> Task brief: Determine how many lines in these records hold "runf". Only the number is wanted.

Saved data entries
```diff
@@ -1381,15 +1428,40 @@
              tag="maxpool_fwd_kernel | " + ptag, work=dict(flops=0.0, bytes=float((xv.nvox + out.nvox) * xv.C * es)))
     dst.needs_grad = x.needs_grad
     if rec:
-        def bwd():
+        def launch(acc):
             dy = dst.grad_view()
             dx = x.grad_view()
             ctx.call("vinet_maxpool3d_bwd", C.byref(pd), C.byref(dy.ct()), am.data_ptr(), C.byref(dx.ct()),
-                     1 if x.is_grad_ready() else 0, ctx.stream, tag="maxpool_bwd_kernel | " + ptag,
+                     acc, ctx.stream, tag="maxpool_bwd_kernel | " + ptag,
                      work=dict(flops=0.0, bytes=float((xv.nvox + out.nvox) * xv.C * es + out.nvox * xv.C)))
+
+        def bwd():
+            acc = 1 if x.is_grad_ready() else 0
+            if _pool_bwd_defers(ctx, x, pd, k, s, p):
+                dy, dx = dst.grad_view(), x.grad_view()
+                if dy.dt == dx.dt == BF16 and ctx.lib.vinet_bn_bwd_pool_ok(C.byref(pd), C.byref(xv.ct()), C.byref(dy.ct()),
+                                                                          C.byref(dx.ct()), xv.dt):
+                    _grad_owner(x).pool_rec = _PoolRec(x, pd, dy, am, acc, launch)
+                    x.mark_grad_ready()
+                    return
+            launch(acc)
             x.mark_grad_ready()
         ctx.record(bwd)
     return dst
+
+
+def _pool_bwd_defers(ctx, x, pd, k, s, p):
+    if not (POOL_BWD_IN_BN and x.bn1 and x.relu and x.scale is not None and x.mean is not None and x.fold is None and x.prows is None
+            and x.alias_of is None and ctx.cdt == BF16 and x.v.dt == BF16 and (k, s, p) == ((1, 3, 3), (1, 2, 2), (0, 1, 1))
+            and getattr(ctx.lib, "vinet_bn_bwd_pool_ok", None) is not None and hasattr(ctx.lib, "vinet_bn_bwd_reduce_pool")
+            and hasattr(ctx.lib, "vinet_bn_bwd_apply_pool")):
+        return False
+    r = x.root()
+    if r is x:
+        return x.parent is None and r.grad_marks + 1 == r.n_readers
+    if x.indep or x.pc0 != 0 or x.pt0 is not None or x.parent.v.C != x.v.C:
+        return False
+    return r.grad_marks + 1 == r.n_readers + x.n_readers - 1
 
 
 def upsample2x_forward(ctx, x, dst=None):
```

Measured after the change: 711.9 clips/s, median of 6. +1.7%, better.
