Measured after the change: 2.743 million solves/s, median of 6. 1.02x the previous value.

```diff
diff --git a/python_stable_3d_truss_analysis_amd/csrc/order.hip b/python_stable_3d_truss_analysis_amd/csrc/order.hip
--- a/python_stable_3d_truss_analysis_amd/csrc/order.hip
+++ b/python_stable_3d_truss_analysis_amd/csrc/order.hip
@@ -6,6 +6,12 @@
 
 #ifndef TRS_ORDER_THREADS
 #define TRS_ORDER_THREADS 256
+#endif
+#ifndef TRS_ORDER_MIN_WG
+#define TRS_ORDER_MIN_WG 6
+#endif
+#ifndef TRS_ORDER_MR
+#define TRS_ORDER_MR (2048 / TRS_ORDER_THREADS)
 #endif
 constexpr int NT = TRS_ORDER_THREADS;
 constexpr int NWAVE = NT / 64;
@@ -172,9 +178,11 @@
     return tail;
 }
 
+__device__ __forceinline__ int reach_term(int q, int ft) { return q - (ft & ~3) - 3; }
+
 template <typename Ord>
 __device__ unsigned long long price_order(const Tables& t, int nf, Ord ord, unsigned short* newidx,
-                                          unsigned short* c01, int* cmin, int lane, int* n_out) {
+                                          unsigned short* c01, int* cmin, int lane, int* n_out, int* reach_lane) {
     int carry = 0;
     for (int base = 0; base < nf; base += 64) {
         const int k = base + lane;
@@ -207,7 +215,7 @@
     }
     __builtin_amdgcn_wave_barrier();
     unsigned long long cost = 0;
-    int run = nch;
+    int run = nch, reach = 0;
     for (int base = (nch - 1) / 64 * 64; base >= 0; base -= 64) {
         const int q = base + lane;
         int v = q < nch ? cmin[q] : 0x7fffffff;
@@ -220,6 +228,7 @@
         if (q < nch) {
             const unsigned long long w = (unsigned long long)(q - v + 1);
             cost += w * (w + 12ull);
+            reach = max(reach, reach_term(q, v));
         }
         run = __shfl(v, 0);
     }
@@ -227,13 +236,15 @@
     for (int off = 32; off > 0; off >>= 1) cost += __shfl_xor(cost, off);
     __builtin_amdgcn_wave_barrier();
     *n_out = n;
+    *reach_lane = reach;
     return cost;
 }
 
 template <typename Fwd>
 __device__ void price_order_pair(const Tables& t, int nf, Fwd fwd, unsigned short* newidx, unsigned short* c01,
                                  int* cmin, unsigned short* c01r, int* cminr, int lane, int* n_out,
-                                 unsigned long long* cost_fwd, unsigned long long* cost_rev) {
+                                 unsigned long long* cost_fwd, unsigned long long* cost_rev, int* reach_fwd,
+                                 int* reach_rev) {
     auto pack = [](int ds, int v) { return (unsigned short)(((ds >> 4) << 1) | ((((ds + v - 1) >> 4) != (ds >> 4)) ? 1 : 0)); };
     int carry = 0;
     for (int base = 0; base < nf; base += 64) {
@@ -280,7 +291,7 @@
     }
     __builtin_amdgcn_wave_barrier();
     unsigned long long cf = 0, cr = 0;
-    int runf = nch, runr = nch;
+    int runf = nch, runr = nch, rf = 0, rr = 0;
     for (int base = (nch - 1) / 64 * 64; base >= 0; base -= 64) {
         const int q = base + lane;
         int vf = q < nch ? cmin[q] : 0x7fffffff, vr = q < nch ? cminr[q] : 0x7fffffff;
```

> Written solution: 2